Some years ago, I became interested, by sheer coincidence, in the history of the education of deaf people, more in particular, in how deaf people were taught how to speak in the seventeenth century. In studying this subject, I was studying the history of linguistics, wasn't I, perhaps a special branch, the history of language teaching, more or less a typical humanities subject. But was I? In order to understand what happened and why it happened in that particular way I had to take a number of other fields into account as well. For example, theology played its part. It is written in the Holy Bible that "faith comes by hearing" - did not this mean that those who lacked hearing, necessarily could have no faith? Philosophy was important too, as always. Some philosophers maintained that the cognitive capacities of a person who lacked speech had to be very poor and just like those of animals, while others pointed out that since the deaf had a rational soul, they spontaneously invented a language of their own. There were important legal aspects: the deaf could not act in legal matters, such as owning and selling land and making a will, if they could not prove that they understood language. And there was the medical side of course: what were the causes of deafness? Could it be cured? Was muteness always an effect of deafness or did it have independent causes? When people came to the conclusion that it was in fact possible to teach speech to the deaf, they made careful study of the production of speech sounds, which involved anatomical knowledge. One of the early writers on phonetics called his treatise on the subject 'a physico-grammatical' treatise: it combined grammar and anatomy.

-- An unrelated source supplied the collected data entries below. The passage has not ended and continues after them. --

HeadOut check_head(const at::Tensor& part, int64_t splitk, int64_t B, const at::Tensor& bf1,
                   const at::Tensor& wf2, const at::Tensor& bf2, const at::Tensor& ylab, bool train,
                   const c10::optional<at::Tensor>& dh, const c10::optional<at::Tensor>& dht,
                   int64_t ldt, const c10::optional<at::Tensor>& slab, const at::Tensor& metrics,
                   const c10::optional<at::Tensor>& dh32) {
  TORCH_CHECK(B >= 1, "B must be >= 1");
  need_min(part, at::kFloat, splitk * B * CNN_HID, "part");
  need_min(bf1, at::kFloat, CNN_HID, "bf1");
  need_min(wf2, at::kFloat, CNN_NCLS * CNN_HID, "wf2");
  need(bf2, at::kFloat, "bf2");
  TORCH_CHECK(bf2.numel() == CNN_NCLS, "bf2");
  need(ylab, at::kInt, "ylab");
  need_numel(ylab, B, "ylab");
  need(metrics, at::kDouble, "metrics");
  need_numel(metrics, 3, "metrics");
  HeadOut o;
  if (train) {
    TORCH_CHECK(ldt % 32 == 0 && ldt >= B, "ldt must be a multiple of 32 and >= B");
    TORCH_CHECK(slab, "train mode needs slab");
    if (dh32.has_value() && dh32->defined()) {
      need_min(*dh32, at::kFloat, ldt * CNN_HID, "dh32");
      need_aligned(dh32->data_ptr(), 8, "dh32");
      o.dh32 = dh32->data_ptr<float>();
    } else {
      TORCH_CHECK(dh && dht, "train mode needs dh and dht (or dh32)");
      need_min(*dh, at::kBFloat16, ldt * CNN_HID, "dh");
      need_min(*dht, at::kBFloat16, ldt * CNN_HID, "dht");
      o.dh = ptr<__bf16>(*dh);
      o.dht = ptr<__bf16>(*dht);
    }
    need_min(*slab, at::kFloat, (int64_t)cnn_head_blocks((int)(ldt / CNN_HEAD_ROWS)) * CNN_HEAD_SLAB,
             "head slab");
    o.slab = slab->data_ptr<float>();
  }
  return o;
}

void cnn_head(at::Tensor part, int64_t splitk, int64_t B, at::Tensor bf1, at::Tensor wf2,
              at::Tensor bf2, at::Tensor ylab, bool train, c10::optional<at::Tensor> dh,
              c10::optional<at::Tensor> dht, int64_t ldt, c10::optional<at::Tensor> slab,
              at::Tensor metrics, c10::optional<at::Tensor> c0, c10::optional<at::Tensor> c1,
              c10::optional<at::Tensor> xg, c10::optional<at::Tensor> dh32,
              c10::optional<py::tuple> lr_sched) {
  c10::DeviceGuard g(part.device());
  TORCH_CHECK(train || !lr_sched.has_value(), "lr_sched: only a training head advances it");
  const HeadOut o = check_head(part, splitk, B, bf1, wf2, bf2, ylab, train, dh, dht, ldt, slab,
                               metrics, dh32);
  launch_cnn_head(part.data_ptr<float>(), (int)splitk, (int)B, bf1.data_ptr<float>(),
                  wf2.data_ptr<float>(), bf2.data_ptr<float>(), ylab.data_ptr<int32_t>(), train, o.dh,
                  o.dht, (int)ldt, o.slab, metrics.data_ptr<double>(), opt_i64(c0), opt_i64(c1),
                  train ? xg_step(xg) : nullptr, o.dh32, cur_stream(part),
                  opt_lr_sched(lr_sched, opt_i64(c1)));
}

void cnn_head_smooth(at::Tensor part, int64_t splitk, int64_t B, at::Tensor bf1, at::Tensor wf2,
                     at::Tensor bf2, at::Tensor ylab, c10::optional<at::Tensor> dh,
                     c10::optional<at::Tensor> dht, int64_t ldt, c10::optional<at::Tensor> slab,
                     at::Tensor metrics, c10::optional<at::Tensor> c0, c10::optional<at::Tensor> c1,
                     c10::optional<at::Tensor> xg, c10::optional<at::Tensor> dh32,
                     double label_smoothing, c10::optional<py::tuple> lr_sched) {
  c10::DeviceGuard g(part.device());
  const HeadOut o = check_head(part, splitk, B, bf1, wf2, bf2, ylab, true, dh, dht, ldt, slab,
                               metrics, dh32);
  const float eps = check_smoothing(label_smoothing);
  launch_cnn_head_smooth(part.data_ptr<float>(), (int)splitk, (int)B, bf1.data_ptr<float>(),
                         wf2.data_ptr<float>(), bf2.data_ptr<float>(), ylab.data_ptr<int32_t>(),
                         o.dh, o.dht, (int)ldt, o.slab, opt_i64(c0), opt_i64(c1), xg_step(xg),
                         o.dh32, eps, cur_stream(part), opt_lr_sched(lr_sched, opt_i64(c1)));
}

const uint32_t* check_dropout(const at::Tensor& epoch, int64_t T) {
  need(epoch, at::kInt, "epoch");
  need_numel(epoch, 1, "epoch");
  TORCH_CHECK(T >= 0 && T <= (int64_t)DROPOUT_MAX_T, "T must be in 0..", DROPOUT_MAX_T, ", got ", T);
  return reinterpret_cast<const uint32_t*>(epoch.data_ptr<int32_t>());
}

void cnn_head_dropout(at::Tensor part, int64_t splitk, int64_t B, at::Tensor bf1, at::Tensor wf2,
                      at::Tensor bf2, at::Tensor ylab, c10::optional<at::Tensor> dh,
                      c10::optional<at::Tensor> dht, int64_t ldt, c10::optional<at::Tensor> slab,
                      at::Tensor metrics, c10::optional<at::Tensor> c0,
                      c10::optional<at::Tensor> c1, c10::optional<at::Tensor> xg,
                      c10::optional<at::Tensor> dh32, at::Tensor epoch, uint64_t seed, int64_t T,
                      double scale, c10::optional<py::tuple> lr_sched, double label_smoothing) {
  c10::DeviceGuard g(part.device());
  const HeadOut o = check_head(part, splitk, B, bf1, wf2, bf2, ylab, true, dh, dht, ldt, slab,
                               metrics, dh32);
  const uint32_t* pe = check_dropout(epoch, T);
  TORCH_CHECK(scale >= 1.0 && scale <= 65536.0 / (65536.0 - DROPOUT_MAX_T) + 1e-6,
              "scale must be 65536 / (65536 - T), got ", scale);
  const float eps = check_smoothing(label_smoothing);
  launch_cnn_head_dropout(part.data_ptr<float>(), (int)splitk, (int)B, bf1.data_ptr<float>(),
                          wf2.data_ptr<float>(), bf2.data_ptr<float>(), ylab.data_ptr<int32_t>(),
                          o.dh, o.dht, (int)ldt, o.slab, opt_i64(c0), opt_i64(c1), xg_step(xg),
                          o.dh32, pe, seed, (uint32_t)T, (float)scale, cur_stream(part),
                          opt_lr_sched(lr_sched, opt_i64(c1)), eps);
}

at::Tensor dropout_mask_rows(at::Tensor ylab, at::Tensor epoch, uint64_t seed, int64_t T) {
  c10::DeviceGuard g(ylab.device());
  need(ylab, at::kInt, "ylab");
  TORCH_CHECK(ylab.dim() == 1 && ylab.numel() >= 1, "ylab must be [B >= 1]");
  const uint32_t* pe = check_dropout(epoch, T);
  const int64_t B = ylab.numel();
  at::Tensor out = at::empty({B, (int64_t)CNN_HID}, ylab.options().dtype(at::kByte));
  launch_dropout_mask_rows(ylab.data_ptr<int32_t>(), (int)B, pe, seed, (uint32_t)T,
                           out.data_ptr<uint8_t>(), cur_stream(ylab));
  return out;
}

struct PredictOut {
  float* logp;
  int32_t* pred;
  int64_t* confusion;
  double* metrics;
};
PredictOut check_predict_out(int64_t B, bool labelled, const at::Tensor& logp, const at::Tensor& pred,
                             const c10::optional<at::Tensor>& confusion,
                             const c10::optional<at::Tensor>& metrics) {
  PredictOut o{};
  need(logp, at::kFloat, "logp");
  need_numel(logp, B * CNN_NCLS, "logp");
  need(pred, at::kInt, "pred");
  need_numel(pred, B, "pred");
  o.logp = logp.data_ptr<float>();
  o.pred = pred.data_ptr<int32_t>();
  if (confusion.has_value() && confusion->defined()) {
    TORCH_CHECK(labelled, "confusion needs labels");
    need(*confusion, at::kLong, "confusion");
    TORCH_CHECK(confusion->numel() == CNN_NCLS * CNN_NCLS, "confusion must be [10, 10]");
    o.confusion = confusion->data_ptr<int64_t>();
  }
  if (metrics.has_value() && metrics->defined()) {
    TORCH_CHECK(labelled, "metrics need labels");
    need(*metrics, at::kDouble, "metrics");
    need_numel(*metrics, 3, "metrics");
    o.metrics = metrics->data_ptr<double>();
  }
  return o;
}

I can assure you that this is a fascinating story, which I don't have the time to tell, but the important point in this context is that I could tell the very same story elsewhere in the university, as part of the history of the subjects that are taught there: the history of law, the history of medicine, the history of the social position of the disabled, and in our own good old faculty of humanities of course, to linguists, philosophers and even some residual theologians.
Don't let anybody ever tell you that what you are doing as a student in the humanities faculty is less important than what other students do. We do science, we are scholars because we are interested and curious to know about everything that surrounds us. Ultimately, all that knowledge hangs together.
If knowledge is important, then the humanities are important.